BEGIN Material for the task

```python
class BellmanEngine:

    def __init__(self, device: int = 0):
        self.L = load_library()
        h = C.c_void_p()
        rc = self.L.c3sc_hip_ctx_create(C.c_int(device), C.byref(h))
        if rc != 0:
            raise C3scHipError(f"c3sc_hip_ctx_create(device={device}) failed with code {rc} (no usable HIP device?)")
        self.h = h
        self.device = device
        self.w = None

    def close(self):
        if getattr(self, "h", None):
            self.L.c3sc_hip_ctx_destroy(self.h)
            self.h = None

    def __del__(self):
        try:
            self.close()
        except Exception:
            pass

    def _chk(self, rc, what):
        if rc != 0:
            msg = self.L.c3sc_hip_last_error(self.h)
            raise C3scHipError(f"{what} failed (code {rc}): {msg.decode() if msg else ''}")

    def set_grid(self, ngrid: Sequence[int], xgrid: Sequence[np.ndarray]):
        ng = np.ascontiguousarray(ngrid, dtype=np.uintp)
        xs = [_f64(g) for g in xgrid]
        self._chk(self.L.c3sc_hip_set_grid(self.h, C.c_int(len(ng)), ng.ctypes.data_as(c_size_p), _ptr_array(xs)),
                  "set_grid")
        self.ngrid = [int(n) for n in ngrid]
        self.d = len(self.ngrid)

    def set_boundary(self, bctype: Sequence[int], obstacles=()):
# ... 172 lines not shown
        if save_every > 0:
            res["traj"] = torch.empty((n, nsteps // save_every + 1, d), dtype=torch.float64, device=dev)
            res["u"] = torch.empty((n, (nsteps + save_every - 1) // save_every, du), dtype=torch.float64, device=dev)
            a.d_traj, a.d_u = res["traj"].data_ptr(), res["u"].data_ptr()
        a.d_cost, a.d_exit, a.d_vend, a.d_xfinal = (res["cost"].data_ptr(), res["exit"].data_ptr(), res["vend"].data_ptr(),
                                                    res["xfinal"].data_ptr())
        if stream_ptr is None:
            stream_ptr = torch.cuda.current_stream(dev).cuda_stream
        self._chk(self.L.c3sc_hip_simulate(self.h, C.byref(a), C.c_void_p(stream_ptr)), "simulate")
        return res

    def simulate_rc(self, args: "SimArgs", stream_ptr: int = 0) -> int:
        return int(self.L.c3sc_hip_simulate(self.h, C.byref(args), C.c_void_p(stream_ptr)))

    def integrate(self, x0_t, dt_out: float, nout: int, method: str = "rk4", dt_int: Optional[float] = None, goal=None,
                  keep_in=None, wrap_periodic: bool = False, box: bool = False, save_every: int = 0, evals_per_launch: int = 0,
                  stream_ptr: Optional[int] = None):
        import torch

        assert x0_t.is_cuda and x0_t.dtype == torch.float64 and x0_t.is_contiguous() and x0_t.shape[1] == self.d
        if method not in _ODE_METHODS:
            raise ValueError(f"integrate: unknown method {method!r} (forward-euler, rk4)")
        n, d, dev = x0_t.shape[0], self.d, x0_t.device
        du = getattr(self, "box_du", self.w.du) if box else self.w.du
        res = {"cost": torch.empty((n,), dtype=torch.float64, device=dev),
               "stop_step": torch.empty((n,), dtype=torch.int64, device=dev),
               "stop_reason": torch.empty((n,), dtype=torch.int32, device=dev),
               "vend": torch.empty((n,), dtype=torch.float64, device=dev),
               "xfinal": torch.empty((n, d), dtype=torch.float64, device=dev)}
        a = OdeArgs()
        a.n, a.d_x0, a.dt_out, a.nout = n, x0_t.data_ptr(), float(dt_out), int(nout)
        a.dt_int = 0.0 if dt_int is None else float(dt_int)
        a.method, a.wrap_periodic, a.box = _ODE_METHODS[method], int(bool(wrap_periodic)), int(bool(box))
        a.evals_per_launch, a.save_every = int(evals_per_launch), int(save_every)
        boxes = {}
        for key, b in (("goal", goal), ("keep", keep_in)):
            if b is not None:
                arr = np.ascontiguousarray(np.concatenate([np.asarray(b[0], dtype=np.float64).reshape(-1),
                                                           np.asarray(b[1], dtype=np.float64).reshape(-1)]))
                if arr.shape[0] != 2 * d:
                    raise ValueError(f"integrate: {key} needs (lo, hi) of {d} values each")
                boxes[key] = arr
                setattr(a, key, arr.ctypes.data)
        if save_every > 0:
            res["traj"] = torch.empty((n, nout // save_every + 1, d), dtype=torch.float64, device=dev)
            res["u"] = torch.empty((n, (nout + save_every - 1) // save_every, du), dtype=torch.float64, device=dev)
            a.d_traj, a.d_u = res["traj"].data_ptr(), res["u"].data_ptr()
        a.d_cost, a.d_stop_step, a.d_stop_reason = res["cost"].data_ptr(), res["stop_step"].data_ptr(), res["stop_reason"].data_ptr()
        a.d_vend, a.d_xfinal = res["vend"].data_ptr(), res["xfinal"].data_ptr()
        if stream_ptr is None:
            stream_ptr = torch.cuda.current_stream(dev).cuda_stream
        self._chk(self.L.c3sc_hip_integrate(self.h, C.byref(a), C.c_void_p(stream_ptr)), "integrate")
        return res

    def integrate_rc(self, args: "OdeArgs", stream_ptr: int = 0) -> int:
        return int(self.L.c3sc_hip_integrate(self.h, C.byref(args), C.c_void_p(stream_ptr)))

    def bellman_fibers_host(self, k: int, idx: np.ndarray, want_uidx=True, want_absorbed=True):
        idx = np.ascontiguousarray(idx, dtype=np.int32)
        F, N = idx.shape[0], self.ngrid[k]
        out = np.empty((F, N))
        ui = np.empty((F, N), dtype=np.int32) if want_uidx else None
        ab = np.empty((F, N), dtype=np.int32) if want_absorbed else None
        self._chk(self.L.c3sc_hip_bellman_fibers_host(self.h, k, F, idx.ctypes.data, out.ctypes.data,
                                                      ui.ctypes.data if ui is not None else None,
                                                      ab.ctypes.data if ab is not None else None), "bellman_fibers_host")
        return out, ui, ab

    def policy_fibers_host(self, k: int, idx: np.ndarray, policy: np.ndarray):
        idx = np.ascontiguousarray(idx, dtype=np.int32)
        policy = np.ascontiguousarray(policy, dtype=np.int32)
        F, N = idx.shape[0], self.ngrid[k]
        assert policy.shape == (F, N)
        out = np.empty((F, N))
        ab = np.empty((F, N), dtype=np.int32)
        self._chk(self.L.c3sc_hip_policy_fibers_host(self.h, k, F, idx.ctypes.data, policy.ctypes.data, out.ctypes.data,
                                                     ab.ctypes.data), "policy_fibers_host")
        return out, ab

    def set_control_box(self, lb, ub, grid=33, polish=2):
        lb, ub = _f64(lb), _f64(ub)
        self.box_du = len(lb)
        self._chk(self.L.c3sc_hip_set_control_box(self.h, len(lb), lb.ctypes.data_as(c_double_p), ub.ctypes.data_as(c_double_p),
                                                  int(grid), int(polish)), "set_control_box")

    def bellman_fibers_box_host(self, k: int, idx: np.ndarray):
        idx = np.ascontiguousarray(idx, dtype=np.int32)
        F, N = idx.shape[0], self.ngrid[k]
        out, uo, ab = np.empty((F, N)), np.empty((F, N, self.box_du)), np.empty((F, N), dtype=np.int32)
        self._chk(self.L.c3sc_hip_bellman_fibers_box_host(self.h, k, C.c_size_t(F), C.c_void_p(idx.ctypes.data), C.c_void_p(out.ctypes.data),
                                                          C.c_void_p(uo.ctypes.data), C.c_void_p(ab.ctypes.data)), "bellman_fibers_box_host")
        return out, uo, ab

    def policy_fibers_box_host(self, k: int, idx: np.ndarray, policy_u: np.ndarray):
        idx = np.ascontiguousarray(idx, dtype=np.int32)
        pu = _f64(policy_u)
        F, N = idx.shape[0], self.ngrid[k]
        out, ab = np.empty((F, N)), np.empty((F, N), dtype=np.int32)
        self._chk(self.L.c3sc_hip_policy_fibers_box_host(self.h, k, C.c_size_t(F), C.c_void_p(idx.ctypes.data), C.c_void_p(pu.ctypes.data),
                                                         C.c_void_p(out.ctypes.data), C.c_void_p(ab.ctypes.data)), "policy_fibers_box_host")
        return out, ab

    def bellman_fibers_tables_host(self, k: int, idx: np.ndarray, tables: np.ndarray, costs2: np.ndarray):
        idx = np.ascontiguousarray(idx, dtype=np.int32)
        tables = _f64(tables)
        costs2 = _f64(costs2)
        F, N = idx.shape[0], self.ngrid[k]
        out = np.empty((F, N))
        ui = np.empty((F, N), dtype=np.int32)
        ab = np.empty((F, N), dtype=np.int32)
        self._chk(self.L.c3sc_hip_bellman_fibers_tables_host(self.h, k, F, idx.ctypes.data, tables.ctypes.data,
                                                             costs2.ctypes.data, out.ctypes.data, ui.ctypes.data,
                                                             ab.ctypes.data), "bellman_fibers_tables_host")
        return out, ui, ab

    def policy_fibers_tables_host(self, k: int, idx: np.ndarray, tables: np.ndarray, costs2: np.ndarray, policy: np.ndarray):
        idx = np.ascontiguousarray(idx, dtype=np.int32)
        tables = _f64(tables)
        costs2 = _f64(costs2)
        policy = np.ascontiguousarray(policy, dtype=np.int32)
        F, N = idx.shape[0], self.ngrid[k]
        assert policy.shape == (F, N)
        out = np.empty((F, N))
        ab = np.empty((F, N), dtype=np.int32)
        self._chk(self.L.c3sc_hip_policy_fibers_tables_host(self.h, k, F, idx.ctypes.data, tables.ctypes.data, costs2.ctypes.data,
                                                            policy.ctypes.data, out.ctypes.data, ab.ctypes.data),
                  "policy_fibers_tables_host")
        return out, ab

    def stencil_fibers_host(self, k: int, idx: np.ndarray, nb_fixed=None, nb_vary=None):
        idx = np.ascontiguousarray(idx, dtype=np.int32)
        F, N = idx.shape[0], self.ngrid[k]
        costs = np.empty((F, N, 2 * self.d + 1))
        ab = np.empty((F, N), dtype=np.int32)
        nf = np.ascontiguousarray(nb_fixed, dtype=np.int32) if nb_fixed is not None else None
        nv = np.ascontiguousarray(nb_vary, dtype=np.int32) if nb_vary is not None else None
        self._chk(self.L.c3sc_hip_stencil_fibers_nb_host(self.h, k, F, idx.ctypes.data,
                                                         nf.ctypes.data if nf is not None else None,
                                                         nv.ctypes.data if nv is not None else None,
                                                         costs.ctypes.data, ab.ctypes.data), "stencil_fibers_nb_host")
        return costs, ab

    def sync(self, stream_ptr: int = 0):
        self._chk(self.L.c3sc_hip_sync(self.h, C.c_void_p(stream_ptr)), "sync")

    def status(self, clear=True) -> int:
        fl = C.c_uint(0)
        self._chk(self.L.c3sc_hip_get_status(self.h, C.byref(fl), C.c_int(1 if clear else 0)), "get_status")
        return fl.value

    def last_kernel(self) -> str:
        return self.L.c3sc_hip_last_kernel(self.h).decode()

    def timer_start(self, stream_ptr: int = 0):
        self._chk(self.L.c3sc_hip_timer_start(self.h, C.c_void_p(stream_ptr)), "timer_start")

    def timer_stop(self, stream_ptr: int = 0) -> float:
        ms = C.c_float(0)
        self._chk(self.L.c3sc_hip_timer_stop(self.h, C.c_void_p(stream_ptr), C.byref(ms)), "timer_stop")
        return ms.value

    def debug_read(self, n: int) -> np.ndarray:
        buf = np.zeros(n, dtype=np.uint64)
        self._chk(self.L.c3sc_hip_debug_read(self.h, C.c_void_p(buf.ctypes.data), C.c_size_t(n)), "debug_read")
        return buf

    def peak_fma_f64(self) -> float:
        v = C.c_double(0)
        self._chk(self.L.c3sc_hip_peak_fma_f64(self.h, C.byref(v)), "peak_fma_f64")
        return v.value

    def peak_mfma_f64(self) -> float:
        v = C.c_double(0)
        self._chk(self.L.c3sc_hip_peak_mfma_f64(self.h, C.byref(v)), "peak_mfma_f64")
        return v.value
```

### include/c3sc_hip.h

```cpp
#ifndef C3SC_HIP_H
#define C3SC_HIP_H

#ifndef __HIPCC_RTC__
#include <stddef.h>
#include <stdint.h>
#endif

#ifdef __cplusplus
extern "C" {
#endif

#define C3SC_MAX_DIM 12
#define C3SC_MAX_OBSTACLES 10
#define C3SC_MAX_PARAMS 8
#define C3SC_MAX_DU 4

enum {
    C3SC_OK = 0,
    C3SC_ERR_ARG = 1,
    C3SC_ERR_HIP = 2,
    C3SC_ERR_UNSUPPORTED = 3,
    C3SC_ERR_NODEVICE = 4
};

// ... 52 lines not shown
                               const int32_t *const *d_policy, double *const *d_out, int32_t *const *d_absorbed, void *stream);
int c3sc_hip_policy_fibers_host(c3sc_hip_ctx *ctx, int k, size_t F, const int32_t *h_idx, const int32_t *h_policy,
                                double *h_out, int32_t *h_absorbed);
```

END Material for the task

Problem to work on:
From the listing above, copy every line that includes the word "Sequence".

Exercise answer:
    def set_grid(self, ngrid: Sequence[int], xgrid: Sequence[np.ndarray]):
    def set_boundary(self, bctype: Sequence[int], obstacles=()):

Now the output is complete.